Refrigerators cool our food with hydrocarbons such as propane. However, special applications, such as quantum technologies, require much lower temperatures coming close to the absolute zero of 0 kelvin (-273.15 degrees Celsius). Such temperatures are possible with the gas helium: the helium isotope 4He can cool down to 1.8 kelvin, which is -271.35 degrees Celsius. And the helium isotope 3He allows even lower temperatures ranging from 10 to 30 millikelvin. This is just what quantum computers need: it is only at such temperatures that the necessary quantum effects occur.
© Patrick Pollmeier
Starting this year, Jürgen Schnack from the Faculty of Physics supervises doctoral students in the MSCA network MolCal (Molecule-based magneto/electro/mechano-Calorics). He is working with them to find new materials that will enable future cooling technologies to work at extremely low temperatures—and thus replace helium. But why? First, helium is available only in small quantities. Whereas 4He can be extracted from natural gas as a trace element, 3He is very rare. It is produced as a waste product in nuclear power plants and can be found in very low concentrations in the Earth’s mantle. Second, ‘3He is terribly expensive,’ says Schnack.

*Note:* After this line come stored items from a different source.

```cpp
constexpr int kFilterPerThread = 16;
constexpr int kFilterPerBlock = kSelThreads * kFilterPerThread;
__global__ void __launch_bounds__(kSelThreads)
filter_hits_kernel(const long long *__restrict__ cand, const unsigned long long *__restrict__ cand_count,
                   long long cand_cap, const int *__restrict__ cutoff_ptr, long long *__restrict__ hit_rows,
                   long long hit_cap, unsigned long long *__restrict__ hit_count)
{
    __shared__ int wave_tot[kSelThreads / kWave];
    __shared__ unsigned long long block_base;
    const int cutoff = *cutoff_ptr;
    const int tid = threadIdx.x, lane = tid & 63, wave = tid >> 6;
    const unsigned long long have = *cand_count;
    if ((long long)have > cand_cap) {
        if (blockIdx.x == 0 && tid == 0) *hit_count = have;
        return;
    }
    const long long n = (long long)have;
    const long long first = (long long)blockIdx.x * kFilterPerBlock;
    if (first >= n) return;
    long long e[kFilterPerThread];
    int mine = 0;
#pragma unroll
    for (int j = 0; j < kFilterPerThread; ++j) {
        const long long i = first + (long long)j * kSelThreads + tid;
        e[j] = i < n ? cand[i] : -1ll;
        const bool keep = i < n && (int)(e[j] & ((1ll << GFM_HIT_SCORE_BITS) - 1)) >= cutoff;
        if (!keep) e[j] = -1ll;
        mine += keep ? 1 : 0;
    }
    int incl = mine;
#pragma unroll
    for (int d = 1; d < kWave; d <<= 1) {
        const int v = __shfl_up(incl, d);
        if (lane >= d) incl += v;
    }
    if (lane == kWave - 1) wave_tot[wave] = incl;
    __syncthreads();
    int before = 0, total = 0;
#pragma unroll
    for (int w = 0; w < kSelThreads / kWave; ++w) {
        if (w < wave) before += wave_tot[w];
        total += wave_tot[w];
    }
    if (tid == 0) block_base = total ? atomicAdd(hit_count, (unsigned long long)total) : 0ull;
    __syncthreads();
    unsigned long long at = block_base + (unsigned long long)(before + incl - mine);
#pragma unroll
    for (int j = 0; j < kFilterPerThread; ++j)
        if (e[j] >= 0) {
            if ((long long)at < hit_cap) hit_rows[at] = e[j];
            ++at;
        }
}

}
```

grafimo_amd/csrc/gfm_score_quad.hpp:

```cpp
#pragma once

#include "gfm_score_kernels.hpp"
#include "gfm_quad_launch.hpp"

namespace {

typedef unsigned u32x2_t __attribute__((ext_vector_type(2)));
typedef unsigned u32x4_t __attribute__((ext_vector_type(4)));
typedef __attribute__((address_space(3))) const u32x2_t lds_cu32x2;
typedef __attribute__((address_space(3))) const u32x4_t lds_cu32x4;
typedef int i32x4 __attribute__((ext_vector_type(4)));

template <int W, int MM, bool STORE = true>
__global__ void __launch_bounds__(kThreads)
score_quad_kernel(const uint8_t *__restrict__ kmers, long long n, long long row_base, const ScoreArgs<MM> a)
{
    extern __shared__ __attribute__((aligned(16))) unsigned char smem[];
    constexpr int NDW = (W + 3) / 4;
    constexpr int kTabBytes = quad_tab_bytes(W, MM);
    constexpr int CB = kQuadRows * W;
    constexpr int kLoads = (CB + 1023) / 1024;
    constexpr int GP = quad_pitch(W);
    constexpr int PAD = quad_pad(W);
    constexpr int SSTRIDE = quad_strip_stride(W, MM);

    if (lds_offset(smem) != 0u) __builtin_trap();
    const int tid = threadIdx.x;
    const int lane = tid & (kWave - 1);
    const int wave = __builtin_amdgcn_readfirstlane(tid >> 6);
    const int n_waves = (int)(blockDim.x >> 6);
    const int wg_threads = (int)blockDim.x;
    unsigned char *tab = smem;
    unsigned char *stage_base = smem + kTabBytes;
    unsigned *hist[MM];
    {
        unsigned *h = reinterpret_cast<unsigned *>(stage_base + n_waves * SSTRIDE);
#pragma unroll
        for (int m = 0; m < MM; ++m) {
            hist[m] = h;
            if (a.m[m].use_hist) h += a.m[m].nb + 1;
        }
    }

    unsigned char *stage = stage_base + wave * SSTRIDE;
    const unsigned stage_off = (unsigned)(kTabBytes + wave * SSTRIDE);
    const long long nfull = n / kQuadRows;
    const long long cstride = (long long)gridDim.x * n_waves;
    bool vec_store = true;
    const bool through = a.store_through == 1;
    constexpr bool no_store = !STORE;
#pragma unroll
    for (int m = 0; m < MM; ++m) vec_store = vec_store && (reinterpret_cast<uintptr_t>(a.m[m].scores) & 15u) == 0;

    uint4 pre[kQuadDepth][kLoads];
    auto fetch = [&](uint4 (&dst)[kLoads], long long c) {
        const uint8_t *src = kmers + c * (long long)CB + lane * 16;
#pragma unroll
        for (int i = 0; i < kLoads; ++i) {
            if (i * 1024 + 1024 <= CB || i * 1024 + lane * 16 < CB) {
                typedef unsigned u32x4 __attribute__((ext_vector_type(4)));
                const u32x4 t = __builtin_nontemporal_load(reinterpret_cast<const u32x4 *>(src + i * 1024));
                dst[i] = make_uint4(t.x, t.y, t.z, t.w);
            }
        }
    };

    long long *hitq[MM];
    int qn[MM];
    bool select[MM];
#pragma unroll
    for (int m = 0; m < MM; ++m) {
        hitq[m] = reinterpret_cast<long long *>(stage + quad_stage_bytes(W)) + m * kHitQueue;
        qn[m] = 0;
        select[m] = a.m[m].cutoff != GFM_NO_SELECT;
        if (select[m] && blockIdx.x == 0 && tid == 0)
            a.m[m].ctl->snap[a.m[m].slot] = a.m[m].hit_count ? *a.m[m].hit_count : 0ull;
    }

    int p_score[MM][4];
    long long p_crow = -1;
    auto book = [&]() {
        const int k0 = 4 * lane;
#pragma unroll
        for (int m = 0; m < MM; ++m) {
            const MotifArgs &ma = a.m[m];
            if (ma.use_hist) {
#pragma unroll
                for (int j = 0; j < 4; ++j) {
                    const unsigned off = (unsigned)(p_score[m][j] - ma.lo);
                    if (off < (unsigned)ma.nb)
                        atomicAdd(&hist[m][off], 1u);
                    else if (p_score[m][j] == ma.min_val)
                        atomicAdd(&hist[m][ma.nb], 1u);
                    else
                        atomicAdd(&ma.spill[(size_t)(blockIdx.x & (kSpillCopies - 1)) * (size_t)ma.spill_n + (size_t)(p_score[m][j] - ma.spill_lo)], 1u);
                }
            }
            if (select[m]) {
                const int best = max(max(p_score[m][0], p_score[m][1]), max(p_score[m][2], p_score[m][3]));
                if (__builtin_amdgcn_ballot_w64(best >= ma.cutoff)) {
#pragma unroll
                    for (int j = 0; j < 4; ++j)
                        hitq_push(hitq[m], qn[m], p_score[m][j] >= ma.cutoff,
                                  ((row_base + p_crow + k0 + j) << GFM_HIT_SCORE_BITS) | (long long)p_score[m][j], lane,
                                  ma.hit_count, &ma.ctl->mid[ma.slot], ma.hit_rows, ma.hit_cap);
                }
            }
        }
    };

    long long c = (long long)blockIdx.x * n_waves + wave;
#pragma unroll
    for (int d = 0; d < kQuadDepth; ++d)
        if (c + d * cstride < nfull) fetch(pre[d], c + d * cstride);
    if constexpr (MM == 1) {
        for (int i = tid; i < kTabBytes / 2; i += wg_threads) reinterpret_cast<uint16_t *>(tab)[i] = a.m[0].tab[i];
    } else {
        for (int i = tid; i < kTabBytes / 8; i += wg_threads) {
            unsigned long long v = 0;
            if (a.m[0].tab[i] == kPoison) {
                v = 1ull << 57;
            } else {
#pragma unroll
                for (int m = 0; m < MM; ++m) v |= (unsigned long long)a.m[m].tab[i] << (19 * m);
            }
            reinterpret_cast<unsigned long long *>(tab)[i] = v;
        }
    }
#pragma unroll
    for (int m = 0; m < MM; ++m)
        if (a.m[m].use_hist)
            for (int i = tid; i <= a.m[m].nb; i += wg_threads) hist[m][i] = 0u;
    __syncthreads();

    while (c < nfull) {
#pragma unroll
        for (int d = 0; d < kQuadDepth; ++d) {
            if (c >= nfull) break;
            const long long crow = c * kQuadRows;
            if (p_crow >= 0) book();
#pragma unroll
            for (int i = 0; i < kLoads; ++i) {
                const int off = i * 1024 + lane * 16;
                if (i * 1024 + 1024 <= CB || off < CB) {
                    const int dst = PAD ? off + PAD * (off / (4 * W)) : off;
                    *reinterpret_cast<uint4 *>(stage + dst) = pre[d][i];
                }
            }
            if (c + kQuadDepth * cstride < nfull) fetch(pre[d], c + kQuadDepth * cstride);
            __builtin_amdgcn_fence(__ATOMIC_RELEASE, "wavefront");
            __builtin_amdgcn_wave_barrier();

            unsigned w[W + 1];
            {
                const unsigned base = stage_off + (unsigned)(lane * GP);
                if constexpr (W % 2 == 1) {
#pragma unroll
                    for (int t = 0; t < W; ++t) w[t] = ((lds_cu32 *)(uintptr_t)base)[t];
                } else if constexpr (W % 4 == 2) {
#pragma unroll
                    for (int t = 0; t < W / 2; ++t) {
                        const u32x2_t v = ((lds_cu32x2 *)(uintptr_t)base)[t];
                        w[2 * t] = v.x;
                        w[2 * t + 1] = v.y;
                    }
                } else {
#pragma unroll
                    for (int t = 0; t < W / 4; ++t) {
                        const u32x4_t v = ((lds_cu32x4 *)(uintptr_t)base)[t];
                        w[4 * t] = v.x;
                        w[4 * t + 1] = v.y;
                        w[4 * t + 2] = v.z;
                        w[4 * t + 3] = v.w;
                    }
                }
                w[W] = 0u;
            }
            int score[MM][4];
#pragma unroll
            for (int j = 0; j < 4; ++j) {
                const int r = (j * W) & 3;
                bool any_n;
                int acc[MM];
                if constexpr (MM == 1) {
                    int s1 = 0;
#pragma unroll
                    for (int t = 0; t < NDW; ++t) {
                        const int q = (j * W + 4 * t) >> 2;
                        const unsigned x = r ? __builtin_amdgcn_alignbit(w[q + 1], w[q], (unsigned)(8 * r)) : w[q];
                        unsigned y;
                        asm("v_bfi_b32 %0, %1, %2, %3" : "=v"(y) : "s"(0x000E000Eu), "v"(x), "v"(x >> 5));
                        const unsigned e0 = y & 0x7Eu;
                        const unsigned e1 = (y >> 16) & 0x7Eu;
                        s1 += *(lds_cu16 *)(uintptr_t)(e0 + (unsigned)((2 * t) * 128));
                        s1 += *(lds_cu16 *)(uintptr_t)(e1 + (unsigned)((2 * t + 1) * 128));
                    }
                    any_n = (unsigned)s1 >= kPoison;
                    acc[0] = s1;
                } else {
                    unsigned long long s64 = 0;
#pragma unroll
                    for (int t = 0; t < NDW; ++t) {
                        const int q = (j * W + 4 * t) >> 2;
                        const unsigned x = r ? __builtin_amdgcn_alignbit(w[q + 1], w[q], (unsigned)(8 * r)) : w[q];
                        unsigned y;
                        asm("v_bfi_b32 %0, %1, %2, %3" : "=v"(y) : "s"(0x000E000Eu), "v"(x), "v"(x >> 5));
                        const unsigned e0 = (y & 0x7Eu) << 2;
                        const unsigned e1 = ((y >> 16) & 0x7Eu) << 2;
                        s64 += *(lds_cu64 *)(uintptr_t)(e0 + (unsigned)((2 * t) * 512));
                        s64 += *(lds_cu64 *)(uintptr_t)(e1 + (unsigned)((2 * t + 1) * 512));
                    }
                    any_n = (s64 >> 57) != 0;
#pragma unroll
                    for (int m = 0; m < MM; ++m) acc[m] = (int)((s64 >> (19 * m)) & 0x7FFFFull);
                }
#pragma unroll
                for (int m = 0; m < MM; ++m) score[m][j] = any_n ? a.m[m].min_val : acc[m];
            }
            const int k0 = 4 * lane;
#pragma unroll
            for (int m = 0; m < MM; ++m) {
                const __amdgpu_buffer_rsrc_t rs =
                    __builtin_amdgcn_make_buffer_rsrc(a.m[m].scores + crow, 0, kQuadRows * 4, 0x00020000);
                if (no_store) {
                } else if (vec_store) {
                    const u32x4_t out = {(unsigned)score[m][0], (unsigned)score[m][1], (unsigned)score[m][2],
                                         (unsigned)score[m][3]};
                    if (through)
                        __builtin_amdgcn_raw_buffer_store_b128(out, rs, k0 * 4, 0, kStoreThrough);
                    else
                        __builtin_amdgcn_raw_buffer_store_b128(out, rs, k0 * 4, 0, kStoreStream);
                } else {
#pragma unroll
                    for (int j = 0; j < 4; ++j) {
                        if (through)
                            __builtin_amdgcn_raw_buffer_store_b32((unsigned)score[m][j], rs, (k0 + j) * 4, 0, kStoreThrough);
                        else
                            __builtin_amdgcn_raw_buffer_store_b32((unsigned)score[m][j], rs, (k0 + j) * 4, 0, kStoreStream);
                    }
                }
#pragma unroll
                for (int j = 0; j < 4; ++j) p_score[m][j] = score[m][j];
            }
            p_crow = crow;
            __builtin_amdgcn_fence(__ATOMIC_ACQUIRE, "wavefront");
            __builtin_amdgcn_wave_barrier();
            c += cstride;
        }
    }
    if (p_crow >= 0) book();
    if (blockIdx.x == gridDim.x - 1 && wave == n_waves - 1 && nfull * kQuadRows < n) {
        const long long first = nfull * kQuadRows;
        const int count = (int)(n - first);
#pragma unroll 1
        for (int r0 = 0; r0 < count; r0 += kWave) {
            const int k = r0 + lane;
            const bool live = k < count;
            const uint8_t *row = kmers + (first + (live ? k : 0)) * (long long)W;
            unsigned long long s64 = 0;
            bool bad = false;
#pragma unroll 1
            for (int p = 0; p < 2 * NDW; ++p) {
                const unsigned b0 = 2 * p < W ? row[2 * p] : (unsigned)'A';
                const unsigned b1 = 2 * p + 1 < W ? row[2 * p + 1] : (unsigned)'A';
                const unsigned e = p * 64 + ((b0 >> 1) & 7u) + 8u * ((b1 >> 1) & 7u);
                if constexpr (MM == 1) {
                    const unsigned v = reinterpret_cast<const uint16_t *>(tab)[e];
                    bad = bad || v == kPoison;
                    s64 += v;
                } else {
                    s64 += reinterpret_cast<const unsigned long long *>(tab)[e];
                }
            }
            if constexpr (MM > 1) bad = (s64 >> 57) != 0;
#pragma unroll
            for (int m = 0; m < MM; ++m) {
                const MotifArgs &ma = a.m[m];
                const int sc = bad ? ma.min_val : (int)((MM == 1 ? s64 : (s64 >> (19 * m))) & 0x7FFFFull);
                if (live) {
                    if (!no_store) ma.scores[first + k] = sc;
                    if (ma.use_hist) {
                        const unsigned off = (unsigned)(sc - ma.lo);
                        if (off < (unsigned)ma.nb)
                            atomicAdd(&hist[m][off], 1u);
                        else if (sc == ma.min_val)
                            atomicAdd(&hist[m][ma.nb], 1u);
                        else
                            atomicAdd(&ma.spill[(size_t)(blockIdx.x & (kSpillCopies - 1)) * (size_t)ma.spill_n + (size_t)(sc - ma.spill_lo)], 1u);
                    }
                }
                if (select[m])
                    hitq_push(hitq[m], qn[m], live && sc >= ma.cutoff,
                              ((row_base + first + k) << GFM_HIT_SCORE_BITS) | (long long)sc, lane, ma.hit_count,
                              &ma.ctl->mid[ma.slot], ma.hit_rows, ma.hit_cap);
            }
        }
    }

    __syncthreads();
#pragma unroll
    for (int m = 0; m < MM; ++m) {
        const MotifArgs &ma = a.m[m];
        if (select[m]) {
            int *wq_n = reinterpret_cast<int *>(tab) + m * kWavesPerWG;
            if (lane == 0) wq_n[wave] = qn[m];
            __syncthreads();
            int base = 0, tot = 0;
            for (int w2 = 0; w2 < n_waves; ++w2) {
                const int v = wq_n[w2];
                if (w2 < wave) base += v;
                tot += v;
            }
            long long *slab = ma.resid + (size_t)blockIdx.x * kResidPerWG;
            for (int i = lane; i < qn[m]; i += kWave) slab[base + i] = hitq[m][i];
            if (tid == 0) ma.resid_n[blockIdx.x] = tot;
        }
        if (ma.use_hist) {
            unsigned *slab = ma.partials + (size_t)blockIdx.x * (size_t)(ma.nb + 1);
            for (int i = tid; i <= ma.nb; i += wg_threads) slab[i] = hist[m][i];
        }
    }
}

}
```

New cooling technology using crystallites
Specifically, the physicist and his team are looking for molecule-based caloric solid-state materials. These can be crystals or powders made of small crystallites. Molecule-based means that the solids consist of molecular units that are arranged regularly. Caloric means that the materials change temperature when exposed to certain stimuli—for example, changes in pressure and expansion—which, in the latter case, means that the materials are mechanocaloric. However, there are also electrocaloric and magnetocaloric materials that react when an electric or magnetic field is switched on and off. The magnetocaloric effect is Schnack’s speciality and the main focus at MolCal.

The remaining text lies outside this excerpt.